3) data dispatch strategy includes two stages, within each dispatching cycle, first with download bandwidth download emergency data block To playing caching, to ensure that the video that user is currently viewed is capable of smooth broadcasting, emergency data block refers to according to video Playing sequence, reproduction time closes on the data block of current play time；If still having more than needed after having downloaded emergency data block Download bandwidth, based on mixing Prefetching Model predict user following may viewing video, and will using remaining download bandwidth The head content of video, is prefetched to and prefetches in caching.

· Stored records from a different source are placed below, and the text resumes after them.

template <int WT, bool TIGHT>
__device__ __forceinline__ int global_dp_reg(const uint8_t* __restrict__ qg, int lq, bool rev, const uint8_t* __restrict__ pac, int64_t tbase,
                                             int rlen, int w, int sA, int sB, int sN, int o_del, int e_del, int o_ins, int e_ins,
                                             uint32_t* __restrict__ Z, unsigned long long& cells, uint32_t* amb_out = nullptr) {
    uint32_t amb = 0;
    constexpr int W = 2 * WT + 1, NW = (W + 7) / 8, ZW = (W + 3) / 4;
    const int oe_del = o_del + e_del, oe_ins = o_ins + e_ins;
    int Hd[W], Ep[W + 1];
    uint32_t win[NW];
#pragma unroll
    for (int kk = 0; kk < W; ++kk) {
        const int j = kk - WT;
        Hd[kk] = (j >= 1 && j <= w) ? -(o_ins + e_ins * j) : KSW_NEG_INF;
        Ep[kk] = KSW_NEG_INF;
    }
    Ep[W] = KSW_NEG_INF;
#pragma unroll
    for (int x = 0; x < NW; ++x) win[x] = 0xffffffffu;
#pragma unroll
    for (int kk = WT; kk < W; ++kk) {
        const int j = kk - WT;
        if (j < lq) {
            const uint32_t b = rev ? qg[lq - 1 - j] : qg[j];
            amb |= b;
            win[kk >> 3] = (win[kk >> 3] & ~(15u << ((kk & 7) * 4))) | (b << ((kk & 7) * 4));
        }
    }
    int tb = rev ? 3 - (int)pac_get(pac, tbase) : (int)pac_get(pac, tbase);
    for (int i = 0; i < rlen; ++i) {
        const int beg = i > w ? i - w : 0;
        const int end = i + w + 1 < lq ? i + w + 1 : lq;
        const int ioff = i - WT - beg;
        const unsigned span = (unsigned)(end - beg);
        const int tz = beg == 0 ? 0 : 0x7fffffff;
        const int colm1 = i == 0 ? 0 : -(o_del + e_del * i);
        cells += span;
        int tb_next = 0; uint32_t nb = 15u;
        if (i + 1 < rlen) tb_next = rev ? 3 - (int)pac_get(pac, tbase + i + 1) : (int)pac_get(pac, tbase + i + 1);
        { const int jn = i + 1 + WT; if (jn < lq) { nb = rev ? qg[lq - 1 - jn] : qg[jn]; amb |= nb; } }
        int f = KSW_NEG_INF;
        uint32_t zpack = 0;
        uint32_t* zi = Z + (size_t)i * ZW * 32;
        if (TIGHT && w == WT && i > WT && i + WT + 1 <= lq) {
            uint32_t xw[NW];
#pragma unroll
            for (int x = 0; x < NW; ++x) xw[x] = win[x] ^ ((uint32_t)tb * 0x11111111u);
#pragma unroll
            for (int kk = 0; kk < W; ++kk) {
                const bool mis = ((xw[kk >> 3] >> ((kk & 7) * 4)) & 15u) != 0;
                const int m = Hd[kk] + (mis ? sB : sA);
                int e = Ep[kk + 1];
                int d = m >= e ? 0 : 1;
                int h = m >= e ? m : e;
// ... 1 lines not shown
                h = h >= f ? h : f;
                Hd[kk] = h;
                int tt = m - oe_del;
                e -= e_del;
                d |= e > tt ? 1 << 2 : 0;
                Ep[kk] = e > tt ? e : tt;
                tt = m - oe_ins;
                f -= e_ins;
                d |= f > tt ? 2 << 4 : 0;
                f = f > tt ? f : tt;
                zpack |= (uint32_t)d << ((kk & 3) * 8);
                if ((kk & 3) == 3 || kk == W - 1) { zi[(kk >> 2) * 32] = zpack; zpack = 0; }
            }
        } else
#pragma unroll
        for (int kk = 0; kk < W; ++kk) {
            const int t = ioff + kk;
            const bool valid = (unsigned)t < span;
            const int qb = (int)((win[kk >> 3] >> ((kk & 7) * 4)) & 15u);
            const int sc = qb == tb ? sA : (qb < 4 ? sB : sN);
            int m = (t == tz ? colm1 : Hd[kk]) + sc;
            int e = Ep[kk + 1];
            int d = m >= e ? 0 : 1;
            int h = m >= e ? m : e;
            d = h >= f ? d : 2;
            h = h >= f ? h : f;
            Hd[kk] = h;
            int tt = m - oe_del;
            e -= e_del;
            d |= e > tt ? 1 << 2 : 0;
            e = e > tt ? e : tt;
            Ep[kk] = valid ? e : KSW_NEG_INF;
            tt = m - oe_ins;
            int f2 = f - e_ins;
            d |= f2 > tt ? 2 << 4 : 0;
            f2 = f2 > tt ? f2 : tt;
            f = valid ? f2 : f;
            zpack |= (uint32_t)d << ((kk & 3) * 8);
            if ((kk & 3) == 3 || kk == W - 1) { zi[(kk >> 2) * 32] = zpack; zpack = 0; }
        }
#pragma unroll
        for (int x = 0; x + 1 < NW; ++x) win[x] = __funnelshift_r(win[x], win[x + 1], 4);
        win[NW - 1] = ((win[NW - 1] >> 4) & ~(15u << (((W - 1) & 7) * 4))) | (nb << (((W - 1) & 7) * 4));
        tb = tb_next;
    }
    const int ks = lq - rlen + WT;
    int score = KSW_NEG_INF;
#pragma unroll
    for (int kk = 0; kk < W; ++kk) if (kk == ks) score = Hd[kk];
    if (TIGHT && amb_out) *amb_out = amb;
    return score;
}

A kind of 11. personalized user original video pre-fetching systems based on video popularity and social networkies are it is characterised in that institute The system of stating includes：

Data obtaining module, for obtaining the historical behavior information to video for the user, the social networks between user and user, depending on Incidence relation between frequency and video and the popularity information of video itself；

Visual classification module, for the popularity information based on user's original video, video is divided into popular video and long-tail to regard Frequently two class；

Pretreatment module, for filtering to user's history behavioural information, retains information certainly；

Popular video prefetches List Generating Module, for based on video popularity and user's history behavioural information, calculating user couple The preference of popular video, generates popular video and prefetches list；

Graph model builds module, for the historical behavior information to video based on user, social networks between user and regarding Between frequency, incidence relation builds the graph model containing node type and side right value；

Long-tail video prefetches List Generating Module, for based on graph model, using the degree of association measurement based on shortest path weights Method, calculates the degree of association of user and long-tail video, generates long-tail video and prefetches list；

Mixing Prefetching Model generation module, for based on user's history behavioural information, calculate popular video prefetch list weights and Long-tail video prefetches list weights, and weighted linear fusion hot topic video prefetches list and long-tail video prefetches list, generates individual character Change mixing Prefetching Model；

Video preprocessor delivery block, for, in the case of ensureing user's currently viewing video smoothness, based on personalized mixed model, being User prefetches and comes one or more videos the most forward.